J'ai un pyspark Dataframe et maintenant je veux itérer sur chaque ligne et insérer/mettre à jour à la collection mongoDB.itérer sur pyspark Dataframe et ensuite pour chaque ligne interagir avec mongoDB
#Did every required imports
#dataframe
+---+----+
|age|name|
+---+----+
| 30| c|
| 5| e|
| 6| f|
+---+----+
db = mongodbclient['mydatabase']
collection = db['mycollection']
#created below function to insert/update
def customFunction(row):
key = {'name':row.name}
data = dict(zip(columns,[row.x for x in columns]))
collection.update(key, data, {upsert:true})

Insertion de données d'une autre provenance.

template <int CIN, int COUT, int TF, bool STATS, int MP = 128, int CKT = 32, bool BNB = false, class... ONE>
__global__ __launch_bounds__(CONVB_THREADS(COUT)) void conv3x3_bf16_kernel(const float* __restrict__ x,
                                                                            const unsigned short* __restrict__ Wp,
                                                                            const float* __restrict__ bias, float* __restrict__ y,
                                                                            float* __restrict__ partial, int B, int T, int F,
                                                                            ConvBnb bnb) {
    constexpr int NP = sed_np<ONE...>();
    using Cfg = ConvBCfg<CIN, COUT, TF, MP, CKT, NP>;
    constexpr int TR = Cfg::TR, PW = Cfg::PW, PWL = Cfg::PWL, PP = Cfg::PP, PPL = Cfg::PPL, CK = Cfg::CK, RSS = Cfg::RSS, NCH = Cfg::NCH, NT = Cfg::NT,
                  NTW = Cfg::NTW, THREADS = Cfg::THREADS, WM = Cfg::WM, NCOL = Cfg::NCOL, SLAB = Cfg::SLAB, WBUF_S = Cfg::WBUF_S;
    SED_DYN_SMEM(smem_raw);
    unsigned short* patch = (unsigned short*)smem_raw;
    unsigned short* wbuf = patch + Cfg::PATCH_S;
    float* bnc = (float*)(smem_raw + Cfg::SMEM);
    const int tid = threadIdx.x, lane = tid & 63, w = (tid >> 6) % WM, wn = (tid >> 6) / WM, lo = lane & 31, hi = lane >> 5;
    const int ftiles = F / TF, ttiles = (T + TR - 1) / TR, ntiles = B * ttiles * ftiles;
    constexpr int WROWS = TF >= 32 ? 1 : 32 / TF;
    int lprow, lpcol;
    conv_lane_pixel<TF>(lo, lprow, lpcol);
    const int abase = (((TF >= 32 ? (32 * w) / TF : WROWS * w) + lprow) * PW + (TF >= 32 ? (32 * w) % TF : 0) + lpcol) * RSS + 8 * hi;

    f32x16 acc[NTW];

    if (NCOL > COUT) {
        for (int i = tid; i < 3 * WBUF_S; i += THREADS) wbuf[i] = 0;
        __syncthreads();
    }
    constexpr int WPIECES = SLAB / 8;
    constexpr int WV = (WPIECES + THREADS - 1) / THREADS;
    constexpr int V = CK / 4;
    constexpr int NLD = (PPL * V + THREADS - 1) / THREADS;
    uint4 wreg[3 * WV];
    float4 ld[NLD];
    float4 ldy[BNB ? NLD : 1];
    if (BNB) {
        for (int c = tid; c < CIN; c += THREADS) {
            const float g = bnb.gamma[c];
            bnc[c] = bnb.stats[c];
            bnc[CIN + c] = bnb.stats[CIN + c];
            bnc[2 * CIN + c] = g * bnb.dbeta[c] * bnb.inv_count;
            bnc[3 * CIN + c] = g * bnb.dgamma[c] * bnb.inv_count;
        }
        if (blockIdx.x == 0 && tid < CIN && bnb.dbias != nullptr) bnb.dbias[tid] = 0.f;
        __syncthreads();
    }
    auto w_dst = [&](int buf, int piece) -> unsigned short* {
        const int plane = piece / (COUT * CK / 8), rem = piece - plane * (COUT * CK / 8);
        const int co = rem / (CK / 8), pc = rem - co * (CK / 8);
        return wbuf + buf * WBUF_S + plane * NCOL * RSS + co * RSS + 8 * pc;
    };
    auto load_row = [&](int cc, int r) {
#pragma unroll
        for (int t3 = 0; t3 < 3; ++t3) {
            const uint4* src = (const uint4*)(Wp + ((size_t)(3 * r + t3) * NCH + cc) * SLAB);
#pragma unroll
            for (int i = 0; i < WV; ++i) {
                const int piece = tid + THREADS * i;
                uint4 v = make_uint4(0u, 0u, 0u, 0u);
                if (piece < WPIECES && !(CONVB_ABL & 1)) v = src[piece];
                wreg[t3 * WV + i] = v;
            }
        }
    };
    auto store_row = [&]() {
#pragma unroll
        for (int t3 = 0; t3 < 3; ++t3)
#pragma unroll
            for (int i = 0; i < WV; ++i) {
                const int piece = tid + THREADS * i;
                if (piece < WPIECES) *(uint4*)w_dst(t3, piece) = wreg[t3 * WV + i];
            }
    };
    auto load_patch = [&](int cc, int pb, int pt0, int pf0) {
#pragma unroll
        for (int u = 0; u < NLD; ++u) {
            const int idx = tid + THREADS * u;
            const int pix = idx / V, v = idx - pix * V;
            const int i = pix / PWL, j = pix - i * PWL;
            const int t = pt0 - 1 + i, f = pf0 - 1 + j;
            ld[u] = make_float4(0.f, 0.f, 0.f, 0.f);
            if (BNB) ldy[u] = make_float4(0.f, 0.f, 0.f, 0.f);
            if (idx < PPL * V && t >= 0 && t < T && f >= 0 && f < F && !(CONVB_ABL & 4)) {
                const size_t off = (((size_t)pb * T + t) * F + f) * CIN + cc * CK + 4 * v;
                ld[u] = *(const float4*)(x + off);
                if (BNB) ldy[u] = *(const float4*)(bnb.ybn + off);
            }
        }
    };
    constexpr bool PERS = CIN <= 32;
    bool primed = false;
    int tile_it = blockIdx.x;
    do {
    const int tile = PERS ? tile_it : (int)blockIdx.x;
    const int ft = tile % ftiles, tt = (tile / ftiles) % ttiles, b = tile / (ftiles * ttiles);
    const int t0 = tt * TR, f0 = ft * TF;
    const int tile_n = PERS ? tile + (int)gridDim.x : ntiles;
    int nb = 0, nt0 = 0, nf0 = 0;
    if (PERS && tile_n < ntiles) { nb = tile_n / (ftiles * ttiles); nt0 = ((tile_n / ftiles) % ttiles) * TR; nf0 = (tile_n % ftiles) * TF; }
    auto store_patch = [&](int cc) {
        float4 bmean, bistd, bm1, bm2;
        if (BNB) {
            const int c0 = cc * CK + 4 * (tid % V);
            bmean = *(const float4*)(bnc + c0);
            bistd = *(const float4*)(bnc + CIN + c0);
            bm1 = *(const float4*)(bnc + 2 * CIN + c0);
            bm2 = *(const float4*)(bnc + 3 * CIN + c0);
        }
#pragma unroll
        for (int u = 0; u < NLD; ++u) {
            const int idx = tid + THREADS * u;
            if (idx < PPL * V) {
                const int pixl = idx / V, v = idx - pixl * V;
                const int i = pixl / PWL, j = pixl - i * PWL, pix = i * PW + j;
                if (BNB) {
                    const int t = t0 - 1 + i, f = f0 - 1 + j;
                    if (t >= 0 && t < T && f >= 0 && f < F) {
                        float4 g = ld[u];
                        const float4 yv = ldy[u];
                        g.x = bistd.x * (g.x - bm1.x - (yv.x - bmean.x) * bistd.x * bm2.x);
                        g.y = bistd.y * (g.y - bm1.y - (yv.y - bmean.y) * bistd.y * bm2.y);
                        g.z = bistd.z * (g.z - bm1.z - (yv.z - bmean.z) * bistd.z * bm2.z);
                        g.w = bistd.w * (g.w - bm1.w - (yv.w - bmean.w) * bistd.w * bm2.w);
                        ld[u] = g;
                        if (i >= 1 && i <= TR && j >= 1 && j <= TF)
                            *(float4*)(bnb.dy_out + (((size_t)b * T + t) * F + f) * CIN + cc * CK + 4 * v) = g;
                    }
                }
                if constexpr (NP == 1) {
                    *(uint2*)(patch + pix * RSS + 4 * v) = make_uint2(bf16_round2(ld[u].x, ld[u].y), bf16_round2(ld[u].z, ld[u].w));
                } else {
                uint2 hv, lv;
                bf16_split2(ld[u].x, ld[u].y, hv.x, lv.x);
                bf16_split2(ld[u].z, ld[u].w, hv.y, lv.y);
                *(uint2*)(patch + pix * RSS + 4 * v) = hv;
                *(uint2*)(patch + PP * RSS + pix * RSS + 4 * v) = lv;
                }
            }
        }
    };
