#ifdef ORR_PHASE_TIMERS
__device__ long long g_phase_cycles[orr::kPhaseSlots];
__device__ long long g_wave_phases[2048 * 40];
#define PT_INIT() do { if (threadIdx.x == 0) { for (int i_ = 0; i_ < orr::kPhaseSlots; i_++) S.pt_acc[i_] = 0; S.pt_last = clock64(); } } while (0)
#define PT(k) do { if (threadIdx.x == 0) { const long long t_ = clock64(); S.pt_acc[k] += t_ - S.pt_last; S.pt_last = clock64(); } } while (0)
#define PT_FLUSH() do { if (threadIdx.x == 0 && blockIdx.x == gridDim.x / 2) for (int i_ = 0; i_ < orr::kPhaseSlots; i_++) atomicAdd((unsigned long long*)&g_phase_cycles[i_], (unsigned long long)S.pt_acc[i_]); \
                        if (threadIdx.x == 0 && blockIdx.x < 2048) for (int i_ = 0; i_ < orr::kPhaseSlots; i_++) g_wave_phases[blockIdx.x * 40 + i_] = S.pt_acc[i_]; } while (0)
#else
// ... 16 lines not shown
#define ORR_DUAL_COUNT(k, cond) do { const unsigned long long b_ = __ballot(cond), act_ = __ballot(1); \
    if (b_ && (int)(threadIdx.x & 63u) == __ffsll((long long)act_) - 1) atomicAdd(&g_dual_contact[k], (unsigned long long)__popcll(b_)); } while (0)
#else
#define ORR_DUAL_COUNT(k, cond)
#endif

using namespace orr;

#define O(name) ORR_OFF_##name

#include "orr_robot_io.h"
#include "orr_physics.h"
#include "orr_task.h"

#define ORR_PROLOGUE()                                                                   \
  __shared__ Shared Sarr[kRPW];                                                          \
  const int wtid = (int)threadIdx.x;                                                     \
  const int wave_id = (int)blockIdx.x;                                                   \
  const int sub = wtid / kLanes, lane = wtid % kLanes;                                   \
  Shared& S = Sarr[sub];                                                                 \
  float* obs = S.ph.end.obs;                                                             \
  const int robot_raw = wave_id * kRPW + sub;                                            \
  const bool in_range = robot_raw < P.cfg.num_robots;                                    \
  const int robot = in_range ? robot_raw : 0;  \
  float* rec = P.state + (size_t)robot * ORR_STATE_STRIDE

template <bool CLIPS = false, bool NOISE = false>
__global__ __launch_bounds__(64) void orr_reset_kernel(KParams P, const uint8_t* mask, float* obs_out, const float* uniforms) {
  ORR_PROLOGUE();
  const bool valid = in_range && !(mask && !mask[robot]);
  load_robot(P, rec, S, lane);
  const long long total = P.counters[ORR_CNT_TOTAL_STEP_COUNT];
  const ResetConst RC = load_reset_const(P, S, lane);
  reset_robot<CLIPS, NOISE>(P, rec, S, lane, valid, total, obs, RC, uniforms ? uniforms + (size_t)robot * 28 : nullptr);
  WSYNC();
  store_robot(rec, S, lane, valid);
  if (valid)
    for (int i = lane; i < ORR_OFFEND_ANCHOR_VALID - ORR_OFF_ANCHOR + 1; i += kLanes) rec[O(ANCHOR) + i] = 0.0f;
  if (obs_out && valid)
    for (int i = lane; i < ORR_OBS_DIM; i += kLanes) obs_out[(size_t)robot * ORR_OBS_DIM + i] = obs[i];
}
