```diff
diff --git a/edtr_amd/lib.py b/edtr_amd/lib.py
--- a/edtr_amd/lib.py
+++ b/edtr_amd/lib.py
@@ -27,7 +27,7 @@
     "edtr_tile_accumulate", "edtr_divide", "edtr_wavelet_level", "edtr_gn_pool", "edtr_copy3d_f32", "edtr_graph_begin", "edtr_graph_end", "edtr_graph_launch",
     "edtr_graph_destroy", "edtr_zero_bytes", "edtr_embed_tokens", "edtr_window_attn", "edtr_pixel_unshuffle", "edtr_swin_mlp", "edtr_swin_attn", "edtr_swin_layer", "edtr_conv64", "edtr_conv128_out",
     "edtr_split_operand", "edtr_sampler_update_indexed", "edtr_gaussian_sample", "edtr_add_mirror", "edtr_igemm_plan", "edtr_flash_attn512",
-    "edtr_ffn", "edtr_ffn_plan", "edtr_add_stats", "edtr_lin320", "edtr_lin320_plan",
+    "edtr_ffn", "edtr_ffn_plan", "edtr_add_stats", "edtr_lin320", "edtr_lin320_plan", "edtr_conv8", "edtr_conv8_plan",
     "edtr_normal_fill", "edtr_q_sample_rng", "edtr_sampler_update_rng", "edtr_sampler_update_indexed_rng", "edtr_gaussian_sample_rng",
     "edtr_image_resize_u8", "edtr_image_ingest", "edtr_image_emit", "edtr_image_sqdiff",
     "edtr_image_resize_h_batch", "edtr_image_resize_ingest_batch", "edtr_image_emit_batch",
@@ -137,6 +137,20 @@
         ("out", C.c_void_p), ("ldo", C.c_int32),
         ("vt_out", C.c_void_p), ("vt_col0", C.c_int32), ("vt_ld", C.c_int32), ("vt_alpha", C.c_float), ("rows_per_image", C.c_int32),
         ("gn_table", C.c_void_p),
+    ]
+
+
+class Conv8Params(C.Structure):
+    _fields_ = [
+        ("dtype", C.c_int32), ("B", C.c_int32), ("H", C.c_int32), ("W", C.c_int32), ("Cin", C.c_int32), ("N", C.c_int32),
+        ("x", C.c_void_p), ("ldx", C.c_int32),
+        ("w", C.c_void_p),
+        ("alpha", C.c_float),
+        ("bias_n", C.c_void_p),
+        ("rowvec", C.c_void_p), ("rowvec_ld", C.c_int32),
+        ("residual", C.c_void_p), ("ldr", C.c_int32),
+        ("out", C.c_void_p), ("ldc", C.c_int32),
+        ("gn_partial", C.c_void_p), ("gn_ld", C.c_int32),
     ]
 
 
@@ -269,6 +283,8 @@
     lib.edtr_ffn_plan.argtypes = [C.POINTER(FfnParams)]
     lib.edtr_lin320.argtypes = [C.POINTER(Lin320Params), vp]
     lib.edtr_lin320_plan.argtypes = [C.POINTER(Lin320Params)]
+    lib.edtr_conv8.argtypes = [C.POINTER(Conv8Params), vp]
+    lib.edtr_conv8_plan.argtypes = [C.POINTER(Conv8Params)]
     u64 = C.c_uint64
     lib.edtr_normal_fill.argtypes = [vp, i32, i64, u64, vp, i64, i32, i64, vp]
     lib.edtr_q_sample_rng.argtypes = [vp, vp, vp, vp, i32, vp, i32, i64, u64, vp, i64, vp]
diff --git a/edtr_amd/ops.py b/edtr_amd/ops.py
--- a/edtr_amd/ops.py
+++ b/edtr_amd/ops.py
@@ -327,6 +327,60 @@
     return rec
 
 
+CONV8_SLICE = 32
+_CUS: dict = {}
+
+
+def cu_count() -> int:
+    if "n" not in _CUS:
+        n = ct.c_int32(0)
+        try:
+            ok = L.load().edtr_device_info(ct.byref(n), None, None, 0) == 1 and n.value > 0
+        except (RuntimeError, OSError):
+            ok = False
+        _CUS["n"] = n.value if ok else 256
+    return _CUS["n"]
+
+
+CONV8_PAIRED_MAX_CIN = 1280
+
+
+def conv8_ok(B: int, H: int, W: int, C: int, N: int, ld: int = 0, hp: bool = False, invariant: bool = False) -> bool:
+    if os.environ.get("EDTR_CONV8", "1") == "0" or hp or invariant:
+        return False
+    if (H, W) != (8, 8) or C <= 0 or C % 64 or N <= 0 or N % CONV8_SLICE or B <= 0 or (ld or C) % 8:
+        return False
+    if B * 64 * (ld or C) * 2 >= 0xF0000000 or B < int(os.environ.get("EDTR_CONV8_MIN_IMAGES", "1")):
+        return False
+    cus, per_image = cu_count(), N // CONV8_SLICE
+    if B * per_image <= cus:
+        return True
+    return B % 2 == 0 and (B // 2) * per_image <= cus and C <= CONV8_PAIRED_MAX_CIN
+
+
+def pack_conv8_w(w: torch.Tensor, dtype: torch.dtype) -> torch.Tensor:
+    n, ci, kh, kw = w.shape
+    assert (kh, kw) == (3, 3) and n % CONV8_SLICE == 0 and ci % 64 == 0
+    w16 = w.to(dtype).reshape(n // 32, 32, ci // 64, 4, 2, 8, 9)
+    return w16.permute(0, 2, 3, 6, 4, 1, 5).contiguous().reshape(-1)
+
+
+def make_conv8(*, dtype, x, ldx, B, Cin, N, w, out, ldc, alpha=1.0, bias_n=None, rowvec=None, rowvec_ld=0, residual=None, ldr=0,
+               gn_partial=None, gn_ld=0, H=8, W=8, name="conv8") -> Rec:
+    p = L.Conv8Params()
+    p.dtype, p.B, p.H, p.W, p.Cin, p.N = dt_code(dtype), B, H, W, Cin, N
+    p.x, p.ldx, p.w, p.alpha = ptr(x), ldx, ptr(w), alpha
+    p.bias_n, p.rowvec, p.rowvec_ld = ptr(bias_n), ptr(rowvec), rowvec_ld
+    p.residual, p.ldr, p.out, p.ldc = ptr(residual), ldr, ptr(out), ldc
+    p.gn_partial, p.gn_ld = ptr(gn_partial), int(gn_ld)
+    M, K = B * H * W, 9 * Cin
+    flops = 2.0 * M * N * K
+    nbytes = 2.0 * M * Cin + 2.0 * N * K + 2.0 * M * N * (2 if residual is not None else 1)
+    rec = Rec(L.load().edtr_conv8, (ct.byref(p),), (p, x, w, bias_n, rowvec, residual, out, gn_partial), name, flops, nbytes)
+    rec.tag = f"conv8 M{M} N{N} K{K}" + (" gnp" if gn_partial is not None else "") + (" res" if residual is not None else "")
+    return rec
+
+
 def make_swin_layer(attn: Rec, mlp: Rec, name="swin.layer") -> Rec:
     pa, pm = attn.keep[0], mlp.keep[0]
     return Rec(L.load().edtr_swin_layer, (ct.byref(pa), ct.byref(pm)), (attn.keep, mlp.keep), name, attn.flops + mlp.flops,
diff --git a/include/edtr_hip.h b/include/edtr_hip.h
--- a/include/edtr_hip.h
+++ b/include/edtr_hip.h
@@ -192,6 +192,22 @@
 int edtr_lin320(const edtr_lin320_params* p, edtr_stream_t stream);
 int edtr_lin320_plan(const edtr_lin320_params* p);
 
+typedef struct edtr_conv8_params {
+    int32_t dtype;
+    int32_t B, H, W, Cin, N;
+    const void* x; int32_t ldx;
+    const void* w;
+    float alpha;
+    const float* bias_n;
+    const float* rowvec; int32_t rowvec_ld;
+    const void* residual; int32_t ldr;
+    void* out; int32_t ldc;
+    float* gn_partial; int32_t gn_ld;
+} edtr_conv8_params;
+
+int edtr_conv8(const edtr_conv8_params* p, edtr_stream_t stream);
+int edtr_conv8_plan(const edtr_conv8_params* p);
+
 typedef struct edtr_conv64_params {
     int32_t dtype;
     int32_t B, H, W;
```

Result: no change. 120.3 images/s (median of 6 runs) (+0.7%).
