struct SsArgs {
  const f16* r[3];
  int ld[3];
  const f16* res;
  int ldres;
  f16* y;
  int ldy;
  const float* coef;
  int C, N, H, W;
};
__global__ __launch_bounds__(256) void scalseq_tail_kernel(SsArgs a) {
  const int cpp = a.C >> 3;
  const long total = (long)a.N * a.H * a.W * cpp;
  for (long idx = (long)blockIdx.x * 256 + threadIdx.x; idx < total; idx += (long)gridDim.x * 256) {
    const long pix = idx / cpp;
    const int c0 = (int)(idx - pix * cpp) * 8;
    const int x0 = (int)(pix % a.W);
    const long t = pix / a.W;
    const int y0 = (int)(t % a.H);
    const long n = t / a.H;
    float best[8];
#pragma unroll
    for (int l = 0; l < 3; ++l) {
      const int hl = a.H >> l, wl = a.W >> l;
      const long src = (n * hl + (y0 >> l)) * wl + (x0 >> l);
      const half8 v = *reinterpret_cast<const half8*>(a.r[l] + src * a.ld[l] + c0);
#pragma unroll
      for (int j = 0; j < 8; ++j) {
        float z = (float)v[j] * a.coef[c0 + j] + a.coef[a.C + c0 + j];
        z = z > 0.f ? z : 0.1f * z;
        if (l == 0 || z > best[j] || z != z) best[j] = z;
      }
    }
    half8 o;
    if (a.res) {
      const half8 rv = *reinterpret_cast<const half8*>(a.res + pix * a.ldres + c0);
#pragma unroll
      for (int j = 0; j < 8; ++j) best[j] = (float)(f16)best[j] + (float)rv[j];
    }
#pragma unroll
    for (int j = 0; j < 8; ++j) o[j] = (f16)best[j];
    *reinterpret_cast<half8*>(a.y + pix * a.ldy + c0) = o;
  }
}
extern "C" int dy_scalseq_tail(const void* r0, int ld0, const void* r1, int ld1, const void* r2, int ld2,
                               const void* res, int ldres, void* y, int ldy, const float* coef, int n, int h, int w,
                               int C, hipStream_t stream) {
  if ((C & 7) || (ld0 & 7) || (ld1 & 7) || (ld2 & 7) || (ldy & 7) || (h & 3) || (w & 3)) return DY_ERR_ALIGN;
  SsArgs a{{(const f16*)r0, (const f16*)r1, (const f16*)r2}, {ld0, ld1, ld2}, (const f16*)res, ldres, (f16*)y, ldy,
           coef, C, n, h, w};
  hipLaunchKernelGGL(scalseq_tail_kernel, dim3(grid_for((long)n * h * w * (C >> 3))), dim3(256), 0, stream, a);
  DY_CHECK_LAUNCH();
  return DY_OK;
}

struct SsBwdArgs {
  const f16* r[3];
  int ld[3];
  const f16* dy;
  int lddy;
  f16* dr;
  int lddr;
  const float* coef;
  const float* bwdcoef;
  float* partials;
  int C, N, H, W, level, mode;
};
__global__ __launch_bounds__(256) void scalseq_bwd_kernel(SsBwdArgs a) {
  const int cpp = a.C >> 3, l = a.level, s = 1 << l;
  const int hl = a.H >> l, wl = a.W >> l;
  const long total = (long)a.N * hl * wl * cpp;
  float ps[8], px[8];
#pragma unroll
  for (int j = 0; j < 8; ++j) ps[j] = px[j] = 0.f;
  const int part = threadIdx.x % cpp, c0 = part * 8;
  const int rows = 256 / cpp, row = threadIdx.x / cpp;
  const long npix_l = (long)a.N * hl * wl;
  if (row < rows) {
    for (long lp = (long)blockIdx.x * rows + row; lp < npix_l; lp += (long)gridDim.x * rows) {
      const int lx = (int)(lp % wl);
      const long t = lp / wl;
      const int ly = (int)(t % hl);
      const long n = t / hl;
      const half8 own = *reinterpret_cast<const half8*>(a.r[l] + lp * a.ld[l] + c0);
      float gsum[8];
#pragma unroll
      for (int j = 0; j < 8; ++j) gsum[j] = 0.f;
      for (int i = 0; i < s * s; ++i) {
        const int y0 = ly * s + i / s, x0 = lx * s + i % s;
        const long pos = (n * a.H + y0) * a.W + x0;
        const half8 g = *reinterpret_cast<const half8*>(a.dy + pos * a.lddy + c0);
        half8 v[3];
#pragma unroll
        for (int k = 0; k < 3; ++k) {
          if (k == l) {
            v[k] = own;
          } else {
            const int hk = a.H >> k, wk = a.W >> k;
            v[k] = *reinterpret_cast<const half8*>(a.r[k] + ((n * hk + (y0 >> k)) * wk + (x0 >> k)) * a.ld[k] + c0);
          }
        }
#pragma unroll
        for (int j = 0; j < 8; ++j) {
          const float sc = a.coef[c0 + j], sh = a.coef[a.C + c0 + j];
          float z[3];
#pragma unroll
          for (int k = 0; k < 3; ++k) {
            const float zz = (float)v[k][j] * sc + sh;
            z[k] = zz > 0.f ? zz : 0.1f * zz;
          }
          int am = 0;
          if (z[1] > z[am]) am = 1;
          if (z[2] > z[am]) am = 2;
          if (am == l) {
            const float zz = (float)own[j] * sc + sh;
            gsum[j] += (float)g[j] * (zz > 0.f ? 1.f : 0.1f);
          }
        }
      }
      if (a.mode == 0) {
#pragma unroll
        for (int j = 0; j < 8; ++j) {
          const float xh = ((float)own[j] - a.coef[2 * a.C + c0 + j]) * a.coef[3 * a.C + c0 + j];
          ps[j] += gsum[j];
          px[j] += gsum[j] * xh;
        }
      } else {
        half8 o;
        const float cnt = (float)(s * s);
#pragma unroll
        for (int j = 0; j < 8; ++j) {
          const float xh = ((float)own[j] - a.coef[2 * a.C + c0 + j]) * a.coef[3 * a.C + c0 + j];
          o[j] = (f16)(a.coef[c0 + j] * (gsum[j] - cnt * a.bwdcoef[c0 + j] - cnt * xh * a.bwdcoef[a.C + c0 + j]));
        }
        *reinterpret_cast<half8*>(a.dr + lp * a.lddr + c0) = o;
      }
    }
  }
  if (a.mode == 0) {
    __shared__ float red[2][256][9];
#pragma unroll
    for (int j = 0; j < 8; ++j) {
      red[0][threadIdx.x][j] = ps[j];
      red[1][threadIdx.x][j] = px[j];
    }
    __syncthreads();
    for (int i = threadIdx.x; i < 2 * a.C; i += 256) {
      const int which = i / a.C, c = i - which * a.C, pp = c >> 3, j = c & 7;
      float sum = 0.f;
      for (int r = 0; r < rows; ++r) sum += red[which][r * cpp + pp][j];
      a.partials[((size_t)blockIdx.x * 2 + which) * a.C + c] = sum;
    }
  }
  (void)total;
}
extern "C" int dy_scalseq_tail_backward(const void* r0, int ld0, const void* r1, int ld1, const void* r2, int ld2,
                                        const void* dy, int lddy, void* dr, int lddr, const float* coef,
                                        const float* bwdcoef, float* partials, int max_partials, int n, int h, int w,
                                        int C, int level, int mode, int* nparts, hipStream_t stream) {
  if ((C & 7) || (C >> 3) > 256 || (h & 3) || (w & 3) || level < 0 || level > 2) return DY_ERR_ARG;
  SsBwdArgs a{{(const f16*)r0, (const f16*)r1, (const f16*)r2}, {ld0, ld1, ld2}, (const f16*)dy, lddy, (f16*)dr, lddr,
              coef, bwdcoef, partials, C, n, h, w, level, mode};
  const int rows = 256 / (C >> 3);
  long blocks = ((long)n * (h >> level) * (w >> level) + rows - 1) / rows;
  if (blocks > 1024) blocks = 1024;
  if (mode == 0 && blocks > max_partials) blocks = max_partials;
  if (blocks < 1) blocks = 1;
  if (nparts) *nparts = (int)blocks;
  hipLaunchKernelGGL(scalseq_bwd_kernel, dim3((int)blocks), dim3(256), 0, stream, a);
  DY_CHECK_LAUNCH();
  return DY_OK;
}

#return a_flag #commented it as of now, a_flag can be 0 or 1
Si un nom existe dans la collection MongoDB « MaCollection » il devrait mettre à jour cette ligne/enregistrement autre insert nouveau record.
Je reçois erreur suivant lorsque essayé de cartographier cette fonction sur étincelle dataframe
result = my_dataframe.rdd.map(customFunction)
#.....TypeError: can't pickle _thread.lock objects....
#AttributeError: 'TypeError' object has no attribute 'message'
Quelqu'un peut-il s'il vous plaît comprendre « ce qui ne va pas ici dans cette fonction et/ou nulle part ailleurs » ou s'il vous plaît suggérer le cas échéant autre alternative est là pour ce type de tâche.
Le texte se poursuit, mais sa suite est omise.